[Saved entries]
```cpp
int ovis_match_encode_f32(const float* gt_boxes, const int64_t* gt_labels, const float* proposals, int num_gt,
                          int num_proposals, float high_threshold, float low_threshold, int between_keeps_label,
                          float wx, float wy, float ww, float wh, int64_t* matched_idx, int64_t* labels,
                          float* regression_targets, void* stream);
int ovis_rpn_match_encode_f32(const float* gt_boxes, const float* anchors, const uint8_t* visibility, int num_gt,
                              int num_anchors, float high_threshold, float low_threshold, int allow_low_quality_matches,
                              float wx, float wy, float ww, float wh, uint32_t* best_per_gt_scratch, int64_t* labels,
                              float* regression_targets, void* stream);
int ovis_project_masks_f32(const uint8_t* masks, const int64_t* gt_index, const float* boxes, int num, int height,
                           int width, int resolution, int masks_are_bool, float* out, void* stream);
int ovis_sample_fg_bg(const int64_t* labels, int num, int batch_size, int max_positives, uint64_t seed,
                      int64_t* selected, int64_t* positive_slots, int32_t* counts, void* stream);
int ovis_project_pasted_masks_f32(const float* mask_probs, const float* gt_boxes, const int64_t* gt_index,
                                  const float* boxes, int num, int image_height, int image_width, int prob_resolution,
                                  int resolution, float threshold, float* out, void* stream);
int ovis_paste_masks_u8(const float* mask_probs, const float* boxes, int num, int prob_resolution, int image_height,
                        int image_width, float threshold, uint8_t* out, void* stream);
int ovis_pasted_rle_count(const float* mask_probs, const float* boxes, const int32_t* image_sizes, int num,
                          int prob_resolution, float threshold, int32_t* num_runs, void* stream);
int ovis_pasted_rle_runs(const float* mask_probs, const float* boxes, const int32_t* image_sizes, int num,
                         int prob_resolution, float threshold, const int64_t* run_offsets, int32_t* runs,
                         int32_t* num_chars, void* stream);
int ovis_pasted_rle_string(const int32_t* runs, const int64_t* run_offsets, const int64_t* char_offsets, int num,
                           uint8_t* out, void* stream);
int ovis_render_instances_u8(const uint8_t* image, int height, int width, const float* maps, const float* boxes,
                             int num_layers, int map_resolution, const int32_t* kinds, const float* params,
                             const float* colors, float alpha, const uint8_t* outline_colors, int outline_thickness,
                             uint8_t* out, void* stream);
int ovis_gather_rows(const int64_t* index, int num, const float* boxes_a, float* boxes_a_out, const float* boxes_b,
                     float* boxes_b_out, const int64_t* ints_a, int64_t* ints_a_out, const int64_t* ints_b,
                     int64_t* ints_b_out, void* stream);

int ovis_gemm_f32(const float* A, long a_row_stride, long a_k_stride, const float* B,
                  long b_row_stride, long b_k_stride, const float* bias, float* C,
                  long c_row_stride, int M, int N, int K, void* stream);

int ovis_gemm_ex_f32(const float* A, long a_row_stride, long a_k_stride, const float* B,
                     long b_row_stride, long b_k_stride, const float* bias, int bias_per_row,
                     float alpha, int accumulate, float* C, long c_row_stride, int M, int N, int K,
                     void* stream);

size_t ovis_gemm_f32_workspace_bytes(int M, int N, int K);
int ovis_gemm_ex_ws_f32(const float* A, long a_row_stride, long a_k_stride, const float* B,
                        long b_row_stride, long b_k_stride, const float* bias, int bias_per_row,
                        float alpha, int accumulate, float* C, long c_row_stride, int M, int N, int K,
                        void* workspace, size_t workspace_bytes, void* stream);

int ovis_region_noun_align_f32(const float* region_emb, const float* noun_emb, float* raw_scores,
                               float* sigmoid_scores, int64_t* best_region, int num_regions,
                               int num_nouns, int dim, void* stream);

int ovis_weighted_ce_fwd_bwd_f32(const float* logits, const int64_t* labels, float bg_weight,
                                 float* loss, float* dlogits, float* row_scratch, int num_rows,
                                 int num_classes, void* stream);
int ovis_mask_bce_stochastic_fwd_bwd_f32(const float* mu, const float* sigma, const float* eps,
                                         const int64_t* pos_index, const float* targets, float* loss,
                                         float* dmu, float* dsigma, float* row_scratch, int num_rois,
                                         int num_pos, int num_channels, int mask_pixels, int channel,
                                         void* stream);
int ovis_mask_bce_stochastic_classes_fwd_bwd_f32(const float* mu, const float* sigma, const float* eps,
                                                 const int64_t* pos_index, const int64_t* channels,
                                                 const float* targets, float* loss, float* dmu, float* dsigma,
                                                 float* row_scratch, int num_rois, int num_pos,
                                                 int num_channels, int mask_pixels, void* stream);

int ovis_deform_im2col_f32(const float* input, const float* offset, const float* mask, float* columns,
                           int num_images, int channels, int height, int width, int kernel_h,
                           int kernel_w, int pad_h, int pad_w, int stride_h, int stride_w,
// ... 108 lines not shown
```

Baseline: 60.86 images/sec.

## Deduplicate sampled RoIs shared between student branches before box/mask heads

Adds a single-block HIP kernel that unions the sampled RoIs of two branches on the same images. Boxes are matched by hash plus exact compare, and the kernel builds index maps so duplicate RoIs are pooled and run through the box feature extractor only once. The trainer turns this on for the student heads, and predictor and mask inputs are then gathered through index_select. Savings depend on how many sampled proposals the two branches share. The cost is an extra serial kernel, O(n^2) matching, and gather ops, and gradients now flow through shared rows.

```diff
diff --git a/cvpr22_cross_modal_pseudo_labeling_amd/_C.py b/cvpr22_cross_modal_pseudo_labeling_amd/_C.py
--- a/cvpr22_cross_modal_pseudo_labeling_amd/_C.py
+++ b/cvpr22_cross_modal_pseudo_labeling_amd/_C.py
@@ -670,6 +670,45 @@
                                   int(seed) & 0xFFFFFFFFFFFFFFFF, sel.data_ptr(), slots.data_ptr(), counts.data_ptr(), _stream())
     _lib.check(rc, "sample_fg_bg")
     return sel, slots, counts
+
+
+BRANCH_ROI_UNION_MAX_IMAGES = _lib.OVIS_BOX_DECODE_MAX_IMAGES
+
+
+def branch_roi_union(branch0, branch1, image_ids=None):
+    n = len(branch0)
+    if n == 0 or len(branch1) != n:
+        raise RuntimeError("branch_roi_union: the same, non-zero number of images expected in both branches")
+    cols = []
+    for name, branch in (("branch0", branch0), ("branch1", branch1)):
+        boxes = [_dev(b[0], f"{name} boxes") for b in branch]
+        sel = [_dev(b[1], f"{name} selected", torch.int64) for b in branch]
+        slots = [_dev(b[2], f"{name} positive_slots", torch.int64) for b in branch]
+        counts = [_dev(b[3], f"{name} counts", torch.int32) for b in branch]
+        batch = sel[0].numel()
+        if any(b.dim() != 2 or b.shape[1] != 4 for b in boxes) or any(c.numel() != 2 for c in counts) \
+                or any(s.numel() != batch for s in sel + slots) or batch == 0:
+            raise RuntimeError(f"branch_roi_union: {name}: [P, 4] boxes, equally long selected / positive_slots and [2] counts expected")
+        cols.append((boxes, sel, slots, counts, batch))
+    dev = cols[0][0][0].device
+    b0, b1 = cols[0][4], cols[1][4]
+    rows = -(-n * (b0 + b1) // 32) * 32
+    rois = torch.empty((rows, 5), dtype=torch.float32, device=dev)
+    i64 = torch.empty((n * (2 * b0 + 3 * b1),), dtype=torch.int64, device=dev)
+    map1, positive_rows, slots0, slots1 = i64.split([n * b1, n * (b0 + b1), n * b0, n * b1])
+    i32 = torch.empty((b0 + 2 * n,), dtype=torch.int32, device=dev)
+
+    def table(tensors, ctype=ctypes.c_void_p):
+        return (ctype * n)(*[t.data_ptr() if t.numel() else None for t in tensors])
+    args = []
+    for boxes, sel, slots, counts, _ in cols:
+        args += [table(boxes), (ctypes.c_int32 * n)(*[b.shape[0] for b in boxes]), table(sel), table(slots), table(counts)]
+    ids = None if image_ids is None else (ctypes.c_int32 * n)(*[int(i) for i in image_ids])
+    with _on(dev):
+        rc = _L.ovis_branch_roi_union(*args, ids, n, b0, b1, rois.data_ptr(), rows, map1.data_ptr(), positive_rows.data_ptr(),
+                                      slots0.data_ptr(), slots1.data_ptr(), i32.data_ptr(), i32[b0:].data_ptr(), _stream())
+    _lib.check(rc, "branch_roi_union")
+    return rois, map1, positive_rows, slots0, slots1, i32[b0:].view(n, 2)
 
 
 def gather_rows(index, boxes_a=None, boxes_b=None, ints_a=None, ints_b=None):
diff --git a/cvpr22_cross_modal_pseudo_labeling_amd/csrc/targets.hip b/cvpr22_cross_modal_pseudo_labeling_amd/csrc/targets.hip
--- a/cvpr22_cross_modal_pseudo_labeling_amd/csrc/targets.hip
+++ b/cvpr22_cross_modal_pseudo_labeling_amd/csrc/targets.hip
@@ -409,6 +409,256 @@
   if (ib) ib_out[i] = ib[r];
 }
 
+constexpr int kUnionStage = 512;
+
+struct UnionImages {
+  int count;
+  int image_id[OVIS_BOX_DECODE_MAX_IMAGES];
+  int num[2][OVIS_BOX_DECODE_MAX_IMAGES];
+  const float* boxes[2][OVIS_BOX_DECODE_MAX_IMAGES];
+  const long* selected[2][OVIS_BOX_DECODE_MAX_IMAGES];
+  const long* slots[2][OVIS_BOX_DECODE_MAX_IMAGES];
+  const int* counts[2][OVIS_BOX_DECODE_MAX_IMAGES];
+};
+
+__device__ __forceinline__ unsigned union_hash(uint4 b) {
+  return b.x ^ ((b.y << 8) | (b.y >> 24)) ^ ((b.z << 16) | (b.z >> 16)) ^ ((b.w << 24) | (b.w >> 8));
+}
+
+__device__ __forceinline__ uint4 union_box(const float* __restrict__ boxes, const long* __restrict__ selected, int r, int P) {
+  long s = selected[r];
+  s = s < 0 ? 0 : (s >= P ? P - 1 : s);
+  return *(const uint4*)(boxes + 4 * s);
+}
+
+__device__ __forceinline__ void union_write_roi(float* __restrict__ rois, long row, int id, uint4 b) {
+  float* o = rois + 5 * row;
+  o[0] = (float)id;
+  o[1] = __uint_as_float(b.x);
+  o[2] = __uint_as_float(b.y);
+  o[3] = __uint_as_float(b.z);
+  o[4] = __uint_as_float(b.w);
+}
+
+__device__ int union_first_equal(const float* __restrict__ boxes, const long* __restrict__ selected, int n, int P, uint4 mine,
+                                 bool active, uint4* sbox, unsigned* shash) {
+  const unsigned mh = union_hash(mine);
+  int first = n;
+  for (int s = 0; s < n; s += kUnionStage) {
+    const int cnt = min(kUnionStage, n - s);
+    __syncthreads();
+    for (int r = threadIdx.x; r < kUnionStage; r += kSampThreads) {
+      if (r < cnt) {
+        const uint4 b = union_box(boxes, selected, s + r, P);
+        sbox[r] = b;
+        shash[r] = union_hash(b);
+      } else {
+        shash[r] = 0u;
+      }
+    }
+    __syncthreads();
+    if (active && first == n) {
+      for (int g = 0; g < cnt && first == n; g += 4) {
+        const uint4 h = *(const uint4*)(shash + g);
+        if (h.x == mh || h.y == mh || h.z == mh || h.w == mh) {
+          const unsigned hh[4] = {h.x, h.y, h.z, h.w};
+#pragma unroll
+          for (int u = 0; u < 4; ++u) {
+            const int r = g + u;
+            if (first == n && r < cnt && hh[u] == mh) {
+              const uint4 b = sbox[r];
+              if (b.x == mine.x && b.y == mine.y && b.z == mine.z && b.w == mine.w) first = s + r;
+            }
+          }
+        }
+      }
+    }
+  }
+  return first;
+}
+
+__global__ __launch_bounds__(kSampThreads) void branch_roi_union_kernel(UnionImages in, int batch0, int batch1,
+                                                                        float* __restrict__ rois, int rois_rows,
+                                                                        long* __restrict__ map1, long* __restrict__ pos_rows,
+                                                                        long* __restrict__ slots0_out,
+                                                                        long* __restrict__ slots1_out, int* __restrict__ mark,
+                                                                        int* __restrict__ out_counts) {
+  __shared__ uint4 sbox[kUnionStage];
+  __shared__ __attribute__((aligned(16))) unsigned shash[kUnionStage];
+  __shared__ int sh[kSampThreads / 64];
+  __shared__ int ns[2][OVIS_BOX_DECODE_MAX_IMAGES], ps[2][OVIS_BOX_DECODE_MAX_IMAGES];
+  __shared__ int new_rows[OVIS_BOX_DECODE_MAX_IMAGES], len_a[OVIS_BOX_DECODE_MAX_IMAGES];
+  const int tid = threadIdx.x;
+  if (tid < 2 * in.count) {
+    const int b = tid & 1, img = tid >> 1;
+    const int cap = b ? batch1 : batch0;
+    int n = in.counts[b][img][0], p = in.counts[b][img][1];
+    n = in.num[b][img] > 0 ? max(0, min(n, cap)) : 0;
+    ns[b][img] = n;
+    ps[b][img] = max(0, min(p, n));
+  }
+  __syncthreads();
+  int total0 = 0;
+  for (int img = 0; img < in.count; ++img) total0 += ns[0][img];
+  int base0 = 0, base1 = 0, new_base = 0, a_base = 0, ps0 = 0, ps1 = 0;
+  for (int img = 0; img < in.count; ++img) {
+    const int n0 = ns[0][img], n1 = ns[1][img], p0 = ps[0][img], p1 = ps[1][img], id = in.image_id[img];
+    const int P0 = in.num[0][img], P1 = in.num[1][img];
+    const float* boxes0 = in.boxes[0][img];
+    const float* boxes1 = in.boxes[1][img];
+    const long *sel0 = in.selected[0][img], *sel1 = in.selected[1][img];
+    const long *slots0 = in.slots[0][img], *slots1 = in.slots[1][img];
+    for (int r = tid; r < n0; r += kSampThreads) union_write_roi(rois, base0 + r, id, union_box(boxes0, sel0, r, P0));
+    int img_new = 0;
+    for (int jb = 0; jb < n1; jb += kSampThreads) {
+      const int j = jb + tid;
+      const bool active = j < n1;
+      const uint4 mine = active ? union_box(boxes1, sel1, j, P1) : make_uint4(0u, 0u, 0u, 0u);
+      const int i = union_first_equal(boxes0, sel0, n0, P0, mine, active, sbox, shash);
+      const int upto = min(n1, jb + kSampThreads);
+      const int j_first = union_first_equal(boxes1, sel1, upto, P1, mine, active, sbox, shash);
+      const bool matched = active && i < n0 && j_first == j;
+      int tot;
+      const int k = block_exscan(active && !matched ? 1 : 0, sh, &tot);
+      if (active) {
+        const long u = matched ? (long)(base0 + i) : (long)(total0 + new_base + img_new + k);
+        map1[base1 + j] = u;
+        if (!matched) union_write_roi(rois, u, id, mine);
+      }
+      img_new += tot;
+    }
+    for (int r = tid; r < n0; r += kSampThreads) mark[r] = 0;
+    __syncthreads();
+    for (int t = tid; t < p0; t += kSampThreads) {
+      const long s = slots0[t];
+      if (s >= 0 && s < n0) mark[s] = 1;
+    }
+    for (int t = tid; t < p1; t += kSampThreads) {
+      const long j = slots1[t];
+      if (j >= 0 && j < n1) {
+        const long u = map1[base1 + j];
+        if (u < total0) mark[u - base0] = 1;
+      }
+    }
+    __syncthreads();
+    int la = 0;
+    for (int rb = 0; rb < n0; rb += kSampThreads) {
+      const int r = rb + tid;
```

WORK INSTRUCTION >>
Go through the records above and copy every line holding the word "UnionImages".

COMPLETED TASK >>
+struct UnionImages {
+__global__ __launch_bounds__(kSampThreads) void branch_roi_union_kernel(UnionImages in, int batch0, int batch1,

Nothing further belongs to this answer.